China’s ‘legal trade’ announcement could sound the death knell for tigers and rhinos


On October 29th, the Government of China revealed that it allows commercial trade in tiger bone and rhino horn from farmed animals for use in traditional Chinese medicine research and clinical treatments. This is a brazen and regressive position which drastically undermines international efforts for tiger and rhino conservation.
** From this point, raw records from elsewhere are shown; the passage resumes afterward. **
@@ -302,9 +334,9 @@
     typedef uint32_t* Row;
     static constexpr int gcd32(int a) { int g = 32; while (a % g) g >>= 1; return g; }
     static constexpr int SKEW_P = 32 / gcd32(L::NW);
-    static __device__ __forceinline__ Row scratch(WarpStage<L>& S, int lane) { return &S.stage[(32 + lane) * L::NW + lane / SKEW_P]; }
-
-    static __device__ __forceinline__ void push_records(const ExpandParams& P, WarpStage<L>& S, int lane, const RegRow<L::NW>& v, int send_to, uint64_t fp,
+    static __device__ __forceinline__ Row scratch(Stage& S, int lane) { return &S.stage[(SROWS - 32 + lane) * L::NW + lane / SKEW_P]; }
+
+    static __device__ __forceinline__ void push_records(const ExpandParams& P, Stage& S, int lane, const RegRow<L::NW>& v, int send_to, uint64_t fp,
                                                         uint64_t tm) {
         const unsigned senders = __ballot_sync(0xffffffffu, send_to >= 0);
         if (!senders) return;
@@ -333,7 +365,7 @@
             return;
         }
         const int pos = off + rnk, total = __popc(senders);
-        uint32_t* sbuf = &S.stage[32 * L::NW];
+        uint32_t* sbuf = &S.stage[(SROWS - 32) * L::NW];
         for (int lo = 0; lo < total; lo += CAPREC) {
             const int hi = lo + CAPREC < total ? lo + CAPREC : total;
             if (send_to >= 0 && pos >= lo && pos < hi) {
@@ -353,11 +385,11 @@
         }
     }
 
-    static __device__ __forceinline__ unsigned long long commit(const ExpandParams& P, WarpStage<L>& S, int lane, const RegRow<L::NW>& v, bool live, uint64_t fp,
+    static __device__ __forceinline__ unsigned long long commit(const ExpandParams& P, Stage& S, int lane, const RegRow<L::NW>& v, bool live, uint64_t fp,
                                                                 uint32_t chk, uint32_t auxkey, unsigned long long home, const Probe& first, unsigned long long trec,
                                                                 unsigned mult, bool check_inv = true) {
         unsigned gen = 0, probes = 0, coll = 0;
-        int sn = S.sn;
+        int sn = SROWS == 32 ? 0 : S.sn;
         bool isnew = false;
         int bad = 0;
         if (live) {
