template <int G, typename BytePtr>
__device__ __forceinline__ void solve(int wlane, const Problem& pr, const Geo& g, BytePtr mem, int* out_score,
                      int* out_nb, int* blocks, long cap, int* out_status, int* roll = nullptr, int chunkBytes = 8192) {
  const int qLen = g.qLen, tLen = g.tLen, k = g.k, R = g.R, diag = g.diag, n = g.n, nUsed = g.nUsed;
  const int m = pr.m, mm = pr.mm, indel = pr.indel;
  const int lane = wlane & (G - 1), gbase = wlane - lane;
  Work w = carve(mem, g);
  int status = 0;
  auto PI = [&](int i, int j) { return j * R + (i - j) + k + 1; };
  auto inb = [&](int s) { return s >= 0 && s < n; };
#define PSET(slot, sc, ar)                                                         \
  do { int s__ = (slot); if (inb(s__)) { if (s__ < nUsed) { if (!rolling) w.sPre[s__] = (sc); w.pPre[s__] = (ar); } } else status |= LRA_ST_OOB_SLOT; } while (0)
#define SSET(slot, sc, ar)                                                         \
  do { int s__ = (slot); if (inb(s__)) { w.sSuf[s__] = (sc); w.pSuf[s__] = (ar); } else status |= LRA_ST_OOB_SLOT; } while (0)

  for (int x = lane; x <= qLen; x += G) w.qc[x] = x ? code_n((unsigned char)pr.q[x - 1]) : 0;
  for (int x = lane; x <= tLen; x += G) w.tc[x] = x ? code_n((unsigned char)pr.t[x - 1]) : 0;
  const bool codesInLds = hbm_codes_in_lds(g);
  const bool rolling = roll != nullptr && hbm_rolling(g, G);
  unsigned char* lq = (unsigned char*)(roll + 3 * ROLL_WINDOW); unsigned char* lt = lq + (qLen + 1);
  if (rolling && codesInLds) {
    for (int x = lane; x <= qLen; x += G) lq[x] = x ? code_n((unsigned char)pr.q[x - 1]) : 0;
    for (int x = lane; x <= tLen; x += G) lt[x] = x ? code_n((unsigned char)pr.t[x - 1]) : 0;
  }
  if (rolling) {
    const long head = min((long)nUsed, (long)((16 - ((uintptr_t)&w.pPre[0] & 15)) & 15));
    for (long x = lane; x < head; x += G) w.pPre[x] = -1;
    const long body = (nUsed - head) >> 4;
    int4* p16 = (int4*)(&w.pPre[0] + head);
    for (long x = lane; x < body; x += G) p16[x] = make_int4(-1, -1, -1, -1);
    for (long x = head + (body << 4) + lane; x < nUsed; x += G) w.pPre[x] = -1;
  }
  else for (int x = lane; x < nUsed; x += G) { w.sPre[x] = MISS; w.pPre[x] = -1; }
  if (g.top)
    for (int x = lane; x < n; x += G) { w.sSuf[x] = MISS; w.pSuf[x] = -1; }
  for (int x = lane; x <= diag; x += G) { w.loMax[x] = MISS; w.loIdx[x] = 0; w.upMax[x] = MISS; w.upIdx[x] = 0; }
  wave_sync();
  for (int i = 1 + lane; i < k + 1; i += G) PSET(PI(i, 0), indel * i, A_LEFT);
  for (int j = 1 + lane; j <= k + 1; j += G) PSET(PI(0, j), indel * j, A_DOWN);
  if (lane == 0) PSET(PI(0, 0), 0, A_DONE);
  wave_sync();
  if (qLen >= tLen) {
    for (int i = lane; i <= diag - k - 1; i += G) PSET(PI(i, i + k + 1), MISS, A_BORDER);
    for (int i = 1 + lane; i < diag + k - 1; i += G) PSET(PI(i + k + 1, i), MISS, A_BORDER);
  }
  if (qLen <= tLen) {
    for (int j = lane; j < diag - 1; j += G) PSET(PI(j + k + 1, j), MISS, A_BORDER);
    for (int j = 1 + lane; j < diag + k; j += G) PSET(PI(j - k - 1, j), MISS, A_BORDER);
  }
  wave_sync();
  const int qB = g.qB, tB = g.tB;
  int rollResult = MISS;
  if (rolling) {
    auto pre = [&](int i, int j) -> int {
      int v = MISS;
      if (j == 0 && i >= 1 && i < k + 1) v = indel * i;
      if (i == 0 && j >= 1 && j <= k + 1) v = indel * j;
      if (i == 0 && j == 0) v = 0;
      if (qLen >= tLen) { if (j == i + k + 1 && i <= diag - k - 1) v = MISS; if (i == j + k + 1 && j >= 1 && j < diag + k - 1) v = MISS; }
      if (qLen <= tLen) { if (i == j + k + 1 && j < diag - 1) v = MISS; if (j == i + k + 1 && j >= 1 && j < diag + k) v = MISS; }
      return v;
    };
    const int Wd = 2 * k + 3;
    const int sLast = (qB - 1) + (tB - 1);
    const bool inRegs = hbm_in_regs(g, G);
    if (inRegs) rollResult = codesInLds ? reg_fill<G>(lane, gbase, g, m, mm, indel, w.pPre, lq, lt) : reg_fill<G>(lane, gbase, g, m, mm, indel, w.pPre, w.qc, w.tc);
    for (int s = 0; !inRegs && s <= max(sLast, 0); s++) {
      int* cur = roll + (s % 3) * ROLL_WINDOW; const int* p1 = roll + ((s + 2) % 3) * ROLL_WINDOW; const int* p2 = roll + ((s + 1) % 3) * ROLL_WINDOW;
      int jlo = max(1, max(s - qB + 1, (s - k + 1) >> 1));
      if (s - k < 0) jlo = max(1, s - qB + 1);
      const int jhi = min(tB - 1, min(s - 1, (s + k) >> 1));
      for (int dd = lane; dd < Wd; dd += G) {
        const int d = dd - k - 1;
        int v = MISS;
        if (((s + d) & 1) == 0) {
          const int i = (s + d) >> 1, j = s - i;
          if (i >= 0 && j >= 0) {
            if (s >= 2 && j >= jlo && j <= jhi && d >= -k && d <= k) {
              const int sIns = p1[dd - 1] + indel, sDel = p1[dd + 1] + indel;
              const int sMat = p2[dd] + (lq[i] == lt[j] ? m : mm);
              const int best = max(sIns, max(sDel, sMat));
              const int ar = (best == sIns) ? A_LEFT : (best == sDel) ? A_DOWN : A_DIAG;
              v = best;
              w.pPre[PI(i, j)] = (signed char)ar;
            } else v = pre(i, j);
            if (i == qB - 1 && j == tB - 1) rollResult = v;
          }
        }
        cur[dd] = v;
      }
      wave_sync_lds();
    }
    wave_sync();
    if (!inRegs) { const int ddc = (qB - 1) - (tB - 1) + k + 1; rollResult = (ddc >= 0 && ddc < Wd) ? __shfl(rollResult, gbase + (ddc % G)) : MISS; }
  }
  for (int s = 2; !rolling && s <= (qB - 1) + (tB - 1); s++) {
    int jlo = max(1, max(s - qB + 1, (s - k + 1) >> 1));
    if (s - k < 0) jlo = max(1, s - qB + 1);
    int jhi = min(tB - 1, min(s - 1, (s + k) >> 1));
    for (int j = jlo + lane; j <= jhi; j += G) {
      int i = s - j;
      int sIns = w.sPre[PI(i - 1, j)] + indel;
      int sDel = w.sPre[PI(i, j - 1)] + indel;
      int sMat = w.sPre[PI(i - 1, j - 1)] + (w.qc[i] == w.tc[j] ? m : mm);
      int best = max(sIns, max(sDel, sMat));
      int ar = (best == sIns) ? A_LEFT : (best == sDel) ? A_DOWN : A_DIAG;
      int slot = PI(i, j);
      w.sPre[slot] = best;
      w.pPre[slot] = (signed char)ar;
    }
    wave_sync();
  }

  int ti, tj;
  int result;
  long nb = 0;
  const long iter_cap = 4L * (qLen + tLen + 8);
  int run = 0;
  auto flush = [&](int i_after, int j_after) {
    if (run > 0) {
      if (nb < cap) { blocks[3 * nb] = i_after; blocks[3 * nb + 1] = j_after; blocks[3 * nb + 2] = run; }
      else status |= LRA_ST_CAPACITY;
      nb++;
      run = 0;
    }
  };

  if (g.top) {
    for (int j = 1 + lane; j < tB && j <= diag; j += G) {
      int bm = MISS, bi = 0;
      int ihi = min(qB, j + k + 1);
      for (int i = max(1, j - k); i < ihi && i < qLen - k; i++) {
        int v = w.sPre[PI(i, j)];
        if (v >= bm) { bm = v; bi = i; }
      }
      w.loMax[j] = bm; w.loIdx[j] = bi;
    }
    for (int i = 1 + lane; i <= diag && i < qB; i += G) {
      int bm = MISS, bj = 0;
      int jhi = min(tB - 1, i + k);
      for (int j = max(1, i - k); j <= jhi && j < tLen; j++) {
        int v = w.sPre[PI(i, j)];
        if (v > bm) { bm = v; bj = j; }
      }
      w.upMax[i] = bm; w.upIdx[i] = bj;
    }
    if (lane == 0) {
      if (qLen >= tLen) { w.loMax[0] = 0; w.loIdx[0] = 0; }
      if (qLen <= tLen) { w.upMax[0] = 0; w.upIdx[0] = 0; }
    }
    wave_sync();
    const int qStart = max(0, qLen - diag);
    const int tStart = max(0, tLen - diag);
    const int tLow = max(0, tLen - diag - k - 1 - 1);
    const int qLow = max(0, qLen - diag - k - 1);
    const int tEnd = tLen + 1;
    auto SI = [&](int ii, int jj) {
      int a = ii - qLow, b = jj - tLow;
      return b * R + (a - b) + k + 1;
    };
    if (qLen >= tLen) {
      for (int i = qLow + lane; i < qStart + k + 1; i += G) SSET(SI(i, 0), w.loMax[0], A_GAPLEFT);
      wave_sync();
      for (int j = 1 + lane; j <= diag; j += G) SSET(SI(qLow + j - 1, j), w.loMax[j], A_GAPLEFT);
      wave_sync();
      for (int j = tStart + 1 + lane; j < tEnd - k; j += G) SSET(SI(qStart + (j - tStart - 1) + k + 1, j), MISS, A_BORDER);
      wave_sync();
    }
    if (qLen <= tLen) {
      for (int j = tLow + lane; j < tStart + k + 2; j += G) SSET(SI(qStart, j), w.upMax[0], A_GAPDOWN);
      wave_sync();
      for (int j = tStart + 1 + lane; j < tEnd; j += G) {
        int i = qStart + 1 + (j - tStart - 1);
        SSET(SI(i, j - k - 1), (i <= diag ? w.upMax[i] : MISS), A_GAPDOWN);
      }
      wave_sync();
      for (int j = tStart + lane; j < tEnd - k - 1; j += G) SSET(SI(qStart + (j - tStart), j + k + 1), MISS, A_BORDER);
      wave_sync();
    }
    const int c0 = qStart + diag - tLen;
    const bool qLong = qLen >= tLen;
    for (int s = (qLow + 1) + (tLow + 1); s <= qLen + tLen; s++) {
      int num = s - c0 - k;
      int jlo = (num >= 0) ? ((num + 1) >> 1) : -((-num) >> 1);
      jlo = max(jlo, max(tLow + 1, s - qLen));
      int num2 = s - c0 + k;
      int jhi = (num2 >= 0) ? (num2 >> 1) : -((-num2 + 1) >> 1);
      jhi = min(jhi, min(tLen, s - qLow - 1));
      for (int j = jlo + lane; j <= jhi; j += G) {
        int i = s - j;
        int delClose = MISS, insClose = MISS;
        if (qLong) delClose = (j <= diag) ? w.loMax[j] : MISS;
        else insClose = (i <= diag) ? w.upMax[i] : MISS;
        int a = SI(i - 1, j), b = SI(i, j - 1), c = SI(i - 1, j - 1);
        if (!inb(a) || !inb(b) || !inb(c)) { status |= LRA_ST_OOB_SLOT; continue; }
        int sIns = w.sSuf[a] + indel;
        int sDel = w.sSuf[b] + indel;
        int sMat = w.sSuf[c] + (w.qc[i] == w.tc[j] ? m : mm);
        int best = max(delClose, max(insClose, max(sIns, max(sDel, sMat))));
        int ar = (best == sIns) ? A_LEFT : (best == sDel) ? A_DOWN : (best == sMat) ? A_DIAG
                 : (best == delClose) ? A_GAPLEFT : A_GAPDOWN;
        SSET(SI(i, j), best, (signed char)ar);
      }
      wave_sync();
    }
    ti = qLen; tj = tLen;
    int s0 = SI(ti, tj);
    int arrow = inb(s0) ? w.pSuf[s0] : -1;
    result = inb(s0) ? w.sSuf[s0] : MISS;
    if (lane == 0) {
      long it = 0;
      while (arrow != A_DONE && arrow != A_GAPDOWN && arrow != A_GAPLEFT && ti >= 0 && tj >= 0) {
        if (++it > iter_cap) { status |= LRA_ST_NO_TERMINATION; break; }
        if (arrow == A_DIAG) { run++; ti--; tj--; }
        else if (arrow == A_LEFT) { flush(ti, tj); ti--; }
        else if (arrow == A_DOWN) { flush(ti, tj); tj--; }
        else { status |= LRA_ST_NO_TERMINATION; break; }
        if (ti >= 0 && tj >= 0) { int sl = SI(ti, tj); arrow = inb(sl) ? w.pSuf[sl] : -1; if (!inb(sl)) status |= LRA_ST_OOB_SLOT; }
      }
      flush(ti, tj);
      if (arrow == A_GAPDOWN && ti >= 0 && ti <= diag) tj = w.upIdx[ti];
      else if (arrow == A_GAPLEFT && tj >= 0 && tj <= diag) ti = w.loIdx[tj];
    }
  } else {
    ti = qB - 1; tj = tB - 1;
    result = rolling ? rollResult : w.sPre[PI(ti, tj)];
  }
  if (rolling) {
    unsigned char* chunk = (unsigned char*)(roll + 3 * ROLL_WINDOW + ROLL_CODE_BYTES / 4);
    const int chRows = max(1, chunkBytes / R);
    int cLo = 1, cHi = 0;
    auto arrowAt = [&](int i, int j) -> int {
      if (j < cLo || j > cHi) {
        cHi = j; cLo = max(0, j - chRows + 1);
        wave_sync();
        const long base = (long)cLo * R, len = (long)(cHi - cLo + 1) * R;
        for (long x = lane; x < len; x += G) chunk[x] = (unsigned char)w.pPre[base + x];
        wave_sync();
      }
      return (int)(signed char)chunk[(j - cLo) * R + (i - j) + k + 1];
    };
    auto flushL = [&](int i_after, int j_after) {
      if (run > 0) {
        if (nb < cap) { if (lane == 0) { blocks[3 * nb] = i_after; blocks[3 * nb + 1] = j_after; blocks[3 * nb + 2] = run; } }
        else status |= LRA_ST_CAPACITY;
        nb++;
        run = 0;
      }
    };
    constexpr int A_OFF = 100, A_WIN = 101;
    const unsigned long long gmask = (~0ULL >> (64 - G)) << gbase;
    if (ti >= 0 && tj >= 0 && inb(PI(ti, tj))) {
      while (true) {
        (void)arrowAt(ti, tj);
        const int jl = tj - lane;
        const bool on = ti - lane >= 0 && jl >= 0;
        const int a = !on ? A_OFF : jl < cLo ? A_WIN : (int)(signed char)chunk[(jl - cLo) * R + (ti - tj) + k + 1];
        const unsigned long long nd = (__ballot(a != A_DIAG) & gmask) >> gbase;
        const int f = nd ? __ffsll((long long)nd) - 1 : G;
        run += f; ti -= f; tj -= f;
        if (f == G) { if (ti < 0 || tj < 0) break; continue; }
        const int af = __shfl(a, gbase + f);
        if (af == A_WIN) continue;
        if (af == A_OFF) break;
        if (af == A_LEFT) { flushL(ti, tj); ti--; }
        else if (af == A_DOWN) { flushL(ti, tj); tj--; }
        else { if (af != A_BORDER && af != A_DONE && af != A_GAPLEFT && af != A_GAPDOWN) status |= LRA_ST_NO_TERMINATION; break; }
        if (ti < 0 || tj < 0) break;
      }
    }
    flushL(ti, tj);
  } else if (lane == 0) {
    int arrow = (ti >= 0 && tj >= 0 && inb(PI(ti, tj))) ? w.pPre[PI(ti, tj)] : A_DONE;
    long it = 0;
    while (arrow != A_BORDER && arrow != A_DONE && ti >= 0 && tj >= 0) {
      if (++it > iter_cap) { status |= LRA_ST_NO_TERMINATION; break; }
      if (arrow == A_DIAG) { run++; ti--; tj--; }
      else if (arrow == A_LEFT) { flush(ti, tj); ti--; }
      else if (arrow == A_DOWN) { flush(ti, tj); tj--; }
      else { if (arrow != A_GAPLEFT && arrow != A_GAPDOWN) status |= LRA_ST_NO_TERMINATION; break; }
      if (ti < 0 || tj < 0) break;
      arrow = w.pPre[PI(ti, tj)];
    }
    flush(ti, tj);
  }
#undef PSET
#undef SSET
  nb = __shfl(nb, gbase);
  int fi = __shfl(ti, gbase), fj = __shfl(tj, gbase);
  wave_sync();
  long nw = min(nb, cap);
  for (long x = lane; x < (nw + 1) / 2; x += G) {
    long y = nw - 1 - x;
    int a0 = blocks[3 * x], a1 = blocks[3 * x + 1], a2 = blocks[3 * x + 2];
    int b0 = blocks[3 * y], b1 = blocks[3 * y + 1], b2 = blocks[3 * y + 2];
    blocks[3 * x] = b0 - fi; blocks[3 * x + 1] = b1 - fj; blocks[3 * x + 2] = b2;
    if (y != x) { blocks[3 * y] = a0 - fi; blocks[3 * y + 1] = a1 - fj; blocks[3 * y + 2] = a2; }
  }
  for (int off = G / 2; off > 0; off >>= 1) status |= __shfl_xor(status, off);
  if (lane == 0) {
    int r = result;
    if (r < -(1 << 29)) r = (int)(unsigned int)((long)INT_MIN + ((long)r - (long)MISS));
    *out_score = r;
    *out_nb = (int)nb;
    *out_status = status;
  }
}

In taking this position, China has revealed its true priorities. Instead of protecting tigers and rhinos by working towards ending the vast demand in the country for their parts and products, the Chinese government is evidently far more interested in stimulating and appeasing its traditional medicine and burgeoning tiger farming industries.

A man sells goods on the street in China, including some animal parts used in Chinese medicine. Photo credit Bari Bookout, CC BY-SA 3.0.

Debbie Banks, Environmental Investigation Agency (EIA) Tiger Campaign Leader, said, “At a single stroke, China has shattered its reputation as a growing leader in conservation following its domestic ban on the sale of ivory at the start of the year.

“It is instead revealed as a sham, its international image in tatters and its credibility destroyed – and all for the sake of deeply questionable business sectors which serve only to drive consumer demand for the parts and products of endangered species.

Various traditional medicine products and items from endangered species including tigers, Asiatic moon bears, and rhinoceros. Image credit International Fund for Animal Welfare, CC BY-SA 3.0.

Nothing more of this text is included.